Select Properties 1st interview at THE NEW YORK TIMES – 04.07.2012

The housing market is still reeling from the global crisis. During its bubble period from 2000 to 2008, home prices grew 300 percent, partly in anticipation of the country’s joining the European Union in 2007, said Stanislav Petrov, the sales manager for Select Properties Bulgaria, an agency based in the coastal city of Bourgas.
During that period, particularly from 2004 to 2008, British investors largely drove the market for speculative purposes, buying unfinished homes from floor plans, anticipating price gains from such factors as road construction or city incorporation.

“The British went crazy in the Bulgarian market, because they thought it would be a second Spain,” he said. “Apparently, there was a property market boom in Spain in the mid-’90s, when the sun seekers wanted to have a second home to escape to. And many people made a lot of money speculating, and they wanted to do the same thing in Bulgaria.”

“The market went into downfall after 2008 due to the heavy financial crisis in the United Kingdom and Western Europe. The sales decreased by about 80 percent, and many real estate agents could not survive this.”
Although the market hasn’t yet rebounded, Russian buyers have now replaced British ones, Mr. Petrov said. Property prices are almost 40 percent lower than they were at their peak in the third quarter of 2008, when they were 725 euros per square meter, he said. But the market is now a safer investment.
“The major advantage for the buyers now in the period after 2008 is that they can see finished apartments and houses before they buy,” He said.

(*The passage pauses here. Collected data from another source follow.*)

__global__ __launch_bounds__(64) void k_bslz4(const uint8_t *__restrict__ comp,
                                              const Task *__restrict__ tasks, int ntask,
                                              uint8_t *__restrict__ out, int es, uint32_t cap,
                                              int *err) {
  extern __shared__ uint8_t lds[];
  const int lane = threadIdx.x;
  if (*err & 6) return;
  const Task t = tasks[blockIdx.x];
  if (t.clen == RAW) {
    for (uint32_t i = lane; i < t.nelem * (uint32_t)es; i += 64) out[t.dst + i] = comp[t.src + i];
    return;
  }
  uint8_t *in = lds, *dec = lds + cap;
  const uint32_t clen = t.clen, nbytes = t.nelem * (uint32_t)es;
  if (clen > cap) {
    if (lane == 0) atomicOr(err, 1);
    return;
  }
  for (uint32_t i = lane; i < clen; i += 64) in[i] = comp[t.src + i];
  __syncthreads();
  uint32_t ip = 0, op = 0;
  bool bad = false;
  while (ip < clen) {
    const uint32_t token = in[ip++];
    uint32_t lit = token >> 4;
    if (lit == 15) {
      uint32_t b;
      do {
        if (ip >= clen) { bad = true; break; }
        b = in[ip++];
        lit += b;
      } while (b == 255);
      if (bad) break;
    }
    if (ip + lit > clen || op + lit > nbytes) { bad = true; break; }
    for (uint32_t i = lane; i < lit; i += 64) dec[op + i] = in[ip + i];
    ip += lit;
    op += lit;
    if (ip >= clen) break;
    if (ip + 2 > clen) { bad = true; break; }
    const uint32_t off = (uint32_t)in[ip] | (uint32_t)in[ip + 1] << 8;
    ip += 2;
    uint32_t ml = token & 15;
    if (ml == 15) {
      uint32_t b;
      do {
        if (ip >= clen) { bad = true; break; }
        b = in[ip++];
        ml += b;
      } while (b == 255);
      if (bad) break;
    }
    ml += 4;
    if (off == 0 || off > op || op + ml > nbytes) { bad = true; break; }
    __syncthreads();
    const uint32_t step = off < 64 ? off : 64;
    for (uint32_t r = 0; r < ml; r += step) {
      const uint32_t i = r + lane;
      if (lane < step && i < ml) dec[op + i] = dec[op - off + i];
      __syncthreads();
    }
    op += ml;
  }
  if (bad || op != nbytes) {
    if (lane == 0) atomicOr(err, 1);
    return;
  }
  __syncthreads();
  const uint32_t rowb = t.nelem / 8;
  if (es == 4) {
    for (uint32_t g = lane; g < rowb; g += 64) {
      uint32_t w[8] = {0, 0, 0, 0, 0, 0, 0, 0};
#pragma unroll
      for (int j = 0; j < 4; ++j) {
        uint64_t x = 0;
#pragma unroll
        for (int k = 0; k < 8; ++k) x |= (uint64_t)dec[(j * 8 + k) * rowb + g] << (8 * k);
        x = transpose8(x);
#pragma unroll
        for (int q = 0; q < 8; ++q) w[q] |= (uint32_t)((x >> (8 * q)) & 0xFF) << (8 * j);
      }
      uint32_t *o = reinterpret_cast<uint32_t *>(out + t.dst) + 8 * g;
#pragma unroll
      for (int q = 0; q < 8; ++q) o[q] = w[q];
    }
  } else {
    for (uint32_t g = lane; g < rowb; g += 64)
      for (int j = 0; j < es; ++j) {
        uint64_t x = 0;
        for (int k = 0; k < 8; ++k) x |= (uint64_t)dec[(j * 8 + k) * rowb + g] << (8 * k);
        x = transpose8(x);
        for (int q = 0; q < 8; ++q) out[t.dst + (8 * g + q) * es + j] = (uint8_t)(x >> (8 * q));
      }
  }
}

}

extern "C" {

BLDP_API int bldp_bslz4_info(const void *chunk, size_t nbytes, uint64_t *uncompressed_bytes,
                             uint32_t *block_bytes) {
  if (!chunk || nbytes < 12 || !uncompressed_bytes || !block_bytes)
    return bldp::set_error(BLDP_EINVAL, "bslz4: null pointer or short chunk");
  *uncompressed_bytes = be64((const uint8_t *)chunk);
  *block_bytes = be32((const uint8_t *)chunk + 8);
  return BLDP_OK;
}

Foreign buyers made up 15 percent of the market in the second quarter, up from 8 percent in 2009, according to Mr. Petrov. Russians, accounting for about 80 percent of that group, are typically looking for a one-bedroom apartment costing 25,000 to 30,000 euros, which they can use for vacations and rent out the remainder of the year. (Although the official currency is the lev, most transactions are conducted in euros.)
British buyers during the boom were typically interested in homes on the Black Sea coast, chalets at ski resorts in Bulgaria’s mountains, and even new homes in the countryside, agents said. Currently, in addition to coastal properties, many foreign buyers are attracted to the foothills of Vitosha Mountain, Mr. Petrov said. The villa featured here carries an expensive price tag for Bulgaria, which has very few homes priced in the millions of dollars. A new home in the “luxury” category would typically sell for 200,000 to 300,000 euros. For that reason, the villa has been on the market for a year and is priced so far above its replacement cost of about $300,000 — the amount it would now cost to build — that it may not sell at its current price.

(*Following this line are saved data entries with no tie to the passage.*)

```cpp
struct StemParams {
    const float* __restrict__ in;
    const float* __restrict__ w;
    const float* __restrict__ bias;
    float* __restrict__ out;
    int N, H, W, Ho, Wo;
    int f16 = 0;
    const float* zeros = nullptr;
    const Tuning* tune = nullptr; char* variant = nullptr;
};
struct DwParams {
    const float* in; int in_ld;
    const float* w;
    const float* bias;
    float* out; int out_ld;
    int N, Hi, Wi, Ho, Wo, C, stride, dil, act;
    const Tuning* tune = nullptr; char* variant = nullptr;
};
struct GemmParams {
    const float* in; int in_ld;
    int f16 = 0;
    const float* w;
    const float* wf = nullptr;
    const float* bias;
    float* out; int out_ld;
    const float* res; int res_ld;
    float* out_nchw;
    float* out_nchw2 = nullptr;
    int out_split = 0;
    const float* zeros;
    int N, H, W, cin_pad, cout, cout_pad, ks, dil, act;
    int debug = 0;
    const Tuning* tune = nullptr; char* variant = nullptr;
    const void* w2 = nullptr; const float* bias2 = nullptr; void* out2 = nullptr; int out2_ld = 0, act2 = 0;
    bool* fused2 = nullptr;
};
struct DwPwParams {
    const float* in; int in_ld;
    int f16 = 0;
    const float* dw_w;
    const float* pw_w;
    const float* pw_b;
    float* out; int out_ld;
    const float* res; int res_ld;
    const float* zeros;
    int N, Hi, Wi, Ho, Wo, C, cout, stride, dil, act_dw, act_pw;
    int debug = 0;
    const Tuning* tune = nullptr; char* variant = nullptr;
};
bool dwpw_supported(int C, int cout);
hipError_t launch_dwpw(const DwPwParams& p, hipStream_t s);
hipError_t try_dwpw_tiled_f32(const DwPwParams& p, hipStream_t s, bool* used);
hipError_t try_dwpw_tiled_bf16(const DwPwParams& p, hipStream_t s, bool* used);
hipError_t launch_stem_bf16(const StemParams& p, hipStream_t s);
hipError_t launch_dwpw_bf16(const DwPwParams& p, hipStream_t s);
hipError_t launch_gemm_bf16(const GemmParams& p, hipStream_t s);
struct HeadsParams {
    const void* in; int in_ld;
    int f16 = 0;
    const void* w0; const float* b0;
    const void* w1; const float* b1;
    void* out; int out_ld;
    float* out_nchw; float* out_nchw2;
    int out_split, N, H, W, hidden, cout;
    const Tuning* tune = nullptr; char* variant = nullptr;
};
bool heads_bf16_supported(int cin_pad, int hidden, int cout_pad);
hipError_t launch_heads_bf16(const HeadsParams& p, hipStream_t s);
bool heads_f32_supported(int cin_pad, int hidden, int cout_pad, int64_t M, const Tuning* tune = nullptr);
hipError_t launch_heads_f32(const HeadsParams& p, hipStream_t s);
hipError_t launch_nchw_from_nhwc_bf16(const void* src, int src_ld, float* dst, int N, int HW, int C, hipStream_t s, bool f16 = false);
hipError_t launch_stem(const StemParams& p, hipStream_t s);
hipError_t launch_dw(const DwParams& p, hipStream_t s);
hipError_t launch_gemm(const GemmParams& p, hipStream_t s);

struct MapView {
    const float* base;
    int64_t ns, ys, xs, cs;
    int h, w;
};
struct PostCaps { int max_peaks = 2048, max_kpts = 128, max_conn = 4096, max_entries = 256; };

constexpr int kMaxSkelTypes = 64, kMaxSkelLimbs = 320, kMaxEntrySize = 256;
struct Skeleton {
    int K = 18, L = 19, E = 20;
    double min_paf = 0.05;
    std::vector<int> kpt, paf;
    bool is_default = true;
};
Skeleton default_skeleton();

struct PostWorkspace {
    int N = 0;
    PostCaps caps;
    int K = 18, L = 19, E = 20;
    int generic = 0;
    double min_paf = 0.05;
    const int* limbs = nullptr;
    int* peak_count = nullptr;
    uint32_t* peak_key = nullptr;
    float* peak_val = nullptr;
    int* kpt_count = nullptr;
    int* kpt_xy = nullptr;
    float* kpt_score = nullptr;
    int* conn_count = nullptr;
    int* conn_ij = nullptr;
    double* conn_ratio = nullptr;
    unsigned long long* flags = nullptr;
    int* sel_count = nullptr;
    int* seen = nullptr;
    int* sel_ij = nullptr;
    double* sel_r = nullptr;
    float* sel_sa = nullptr;
    float* sel_sb = nullptr;
    double* entries_work = nullptr;
    double* entries = nullptr;
    int* n_entries = nullptr;
    double* kpts_out = nullptr;
    void* result_block = nullptr;
    int tail = 0;
    int* t_n = nullptr;
    unsigned* t_near = nullptr;
    int* t_last = nullptr;
    int* t_ids = nullptr;
    int* t_bbox = nullptr;
    int* t_kp = nullptr;
    double* t_conf = nullptr;
};

struct ResultLayout {
    struct Sec { size_t off, stride; };
    Sec flags, kpts_out, entries, kpt_count, n_entries;
    Sec t_conf, t_bbox, t_kp, t_ids, t_n, t_near, t_last;
    size_t tail_off, bytes;
};
inline ResultLayout result_layout(int N, int K, int E, const PostCaps& c, bool tail) {
    ResultLayout l{};
    size_t q = 0;
    auto sec = [&](ResultLayout::Sec& s, size_t stride) { s.off = q; s.stride = stride; q += (size_t)N * stride; };
    const size_t P = (size_t)c.max_entries;
    sec(l.flags, 4 * 8); sec(l.kpts_out, (size_t)K * c.max_kpts * 4 * 8); sec(l.entries, P * E * 8); sec(l.kpt_count, (size_t)K * 4); sec(l.n_entries, 4);
    l.bytes = q;
    l.tail_off = (q + 15) & ~(size_t)15;
// ... 334 lines not shown
```

lightweight-human-pose-estimation.pytorch_amd/csrc/net_kernels.hip:

```cpp
#include <cstdio>
#include <cstdlib>

#include <type_traits>
#include "lwp_internal.h"

namespace lwp {

typedef float f32x4 __attribute__((ext_vector_type(4)));
typedef float f32x2 __attribute__((ext_vector_type(2)));
typedef float f32x16 __attribute__((ext_vector_type(16)));

__device__ __forceinline__ float elu_negative(float v) {
    const float p = v * (1.f + v * (0.5f + v * (1.f / 6.f + v * (1.f / 24.f + v * (1.f / 120.f + v * (1.f / 720.f + v * (1.f / 5040.f)))))));
    return v > -0.5f ? p : __expf(v) - 1.0f;
}
__device__ __forceinline__ float apply_act(float v, int act) {
    if (act == ACT_RELU) return fmaxf(v, 0.0f);
    if (act == ACT_ELU) return v > 0.0f ? v : elu_negative(v);
    return v;
}

constexpr int ST_TX = 32;
template <bool BF16, int ST_TY, int PY = 1, int DBG = 0, bool WL = false, bool F16 = false>
__global__ void __launch_bounds__(ST_TY * ST_TX) stem_kernel(StemParams p) {
// ... 1400 lines not shown
                }
            }
        }
    }
}

template <int C>
static hipError_t launch_dwpw_pipe_t(const DwPwParams& p, hipStream_t s) {
    const int64_t M = (int64_t)p.N * p.Ho * p.Wo;
    const int ntiles = (int)((M + 31) / 32);
    const size_t lds = (size_t)(2 * 32 * (C + DWPW_F32_APAD) + 10 * C) * sizeof(float);
    static LdsAttrOnce attr;
    hipError_t e = attr.ensure((const void*)dwpw_pipe_kernel<C>, 160 * 1024);
    if (e != hipSuccess) return e;
    int dev = 0, cus = 256;
    if (hipGetDevice(&dev) != hipSuccess || hipDeviceGetAttribute(&cus, hipDeviceAttributeMultiprocessorCount, dev) != hipSuccess || cus <= 0) cus = 256;
    const Tuning& T = p.tune ? *p.tune : default_tuning();
    int grid = cus * (lds <= 80 * 1024 ? 2 : 1);
    if (T.dwpw_pp_grid > 0) grid = T.dwpw_pp_grid;
    if (grid > ntiles) grid = ntiles;
    hipLaunchKernelGGL((dwpw_pipe_kernel<C>), dim3(grid), dim3(1024), lds, s, p, ntiles);
    return hipGetLastError();
}

static hipError_t try_dwpw_pipe(const DwPwParams& p, hipStream_t s, bool* used) {
    *used = false;
    const Tuning& T = p.tune ? *p.tune : default_tuning();
    if (T.dwpw_pipe == 0) return hipSuccess;
    const int64_t M = (int64_t)p.N * p.Ho * p.Wo;
    if (p.cout != 512 || (p.C != 256 && p.C != 512) || p.res || p.act_dw != ACT_RELU || p.act_pw != ACT_RELU) return hipSuccess;
    if ((p.stride != 1 && p.stride != 2) || (p.in_ld & 3) || (p.out_ld & 3) || (((uintptr_t)p.out) & 15) || (((uintptr_t)p.in) & 15)) return hipSuccess;
    if (M >= (1ll << 31) - 64 || (int64_t)p.N * p.Hi * p.Wi * p.in_ld * 4 >= (1ll << 31)) return hipSuccess;
    if (T.dwpw_pipe != 1 && M < 32 * 2048) return hipSuccess;
    if (T.dwpw_pipe != 1 && p.C != 512) return hipSuccess;
    *used = true;
    LWP_VARIANT(p, "dwpw_pipe<%d>", p.C);
    return p.C == 512 ? launch_dwpw_pipe_t<512>(p, s) : launch_dwpw_pipe_t<256>(p, s);
}

bool dwpw_supported(int C, int cout) {
    return C % 32 == 0 && (cout == 64 || cout == 128 || cout == 256 || cout == 512);
}

hipError_t launch_dwpw(const DwPwParams& p_in, hipStream_t s) {
    const DwPwParams& p = p_in;
    {
        bool used = false;
        hipError_t e = try_dwpw_tiled_f32(p, s, &used);
        if (e != hipSuccess || used) return e;
        e = try_dwpw_pipe(p, s, &used);
        if (e != hipSuccess || used) return e;
    }
    const int64_t M = (int64_t)p.N * p.Ho * p.Wo;
    const int nw = p.cout / 32;
    int bm = 16;
    if (M / 32 >= 450) bm = 32;
    if (M / 64 >= 900) bm = 64;
    if (bm == 64 && nw >= 16) bm = 32;
    int nw_wg = nw;
    const Tuning& T = p.tune ? *p.tune : default_tuning();
    if (T.dwpw_bm) bm = T.dwpw_bm;
    if (T.dwpw_nw > 0 && T.dwpw_nw < nw && nw % T.dwpw_nw == 0) nw_wg = T.dwpw_nw;
    if (bm > 64) bm = 64;
    while (bm > 16 && (size_t)bm * (p.C + DWPW_F32_APAD) * sizeof(float) > 150 * 1024) bm >>= 1;
    LWP_VARIANT(p, "dwpw<%d,%d>", bm, nw_wg);
#ifdef LWP_ABLATION
    const int d = T.dwpw_debug;
#define DP_DBG(BM_, NW_, D_) if (bm == BM_ && nw_wg == NW_ && d == D_) return launch_dwpw_t<BM_, NW_, D_>(p, s);
#define DP_DBGS(BM_, NW_) DP_DBG(BM_, NW_, 1) DP_DBG(BM_, NW_, 2) DP_DBG(BM_, NW_, 3) DP_DBG(BM_, NW_, 4) DP_DBG(BM_, NW_, 6) DP_DBG(BM_, NW_, 7) DP_DBG(BM_, NW_, 8)
    DP_DBGS(16, 16) DP_DBGS(16, 8) DP_DBGS(16, 4)
#undef DP_DBGS
#undef DP_DBG
#endif
    const bool relu = p.act_dw == ACT_RELU && p.act_pw == ACT_RELU;
#define DP_CASE(BM_, NW_) if (bm == BM_ && nw_wg == NW_) return relu ? launch_dwpw_t<BM_, NW_, 0, ACT_RELU>(p, s) : launch_dwpw_t<BM_, NW_>(p, s);
    DP_CASE(16, 2) DP_CASE(32, 2) DP_CASE(64, 2)
    DP_CASE(16, 4) DP_CASE(32, 4) DP_CASE(64, 4)
    DP_CASE(16, 8) DP_CASE(32, 8) DP_CASE(64, 8)
    DP_CASE(16, 16) DP_CASE(32, 16) DP_CASE(64, 16)
#undef DP_CASE
    return hipErrorInvalidValue;
}
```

There are no restrictions on apartment purchases, but homes with land are another matter. Although buyers from European Union countries have no constraints, other foreign would-be buyers must form a company.
“Setting up a company is fast, cheap and easy, and does not cause any complications afterward,” he said, “so it is not a major obstacle.”
The real estate agent can handle such issues, but a lawyer is recommended as an extra precaution, agents said. “The fees for lawyers can vary greatly depending on the deal and the lawyer, A standard fee for checking the papers for a property and concluding the deal is about 200 to 300 euros.”
Sellers typically pay the real estate agent’s fee, which is normally 3 to 10 percent, agents said. The buyer pays the notary to handle the sale, stamp duty and municipal local tax, which typically total about 4.5 percent of the home’s sales price, Mr. Petrov said.
Most foreign buyers pay in cash, though mortgages are available with interest rates of 8 to 10 percent, he said.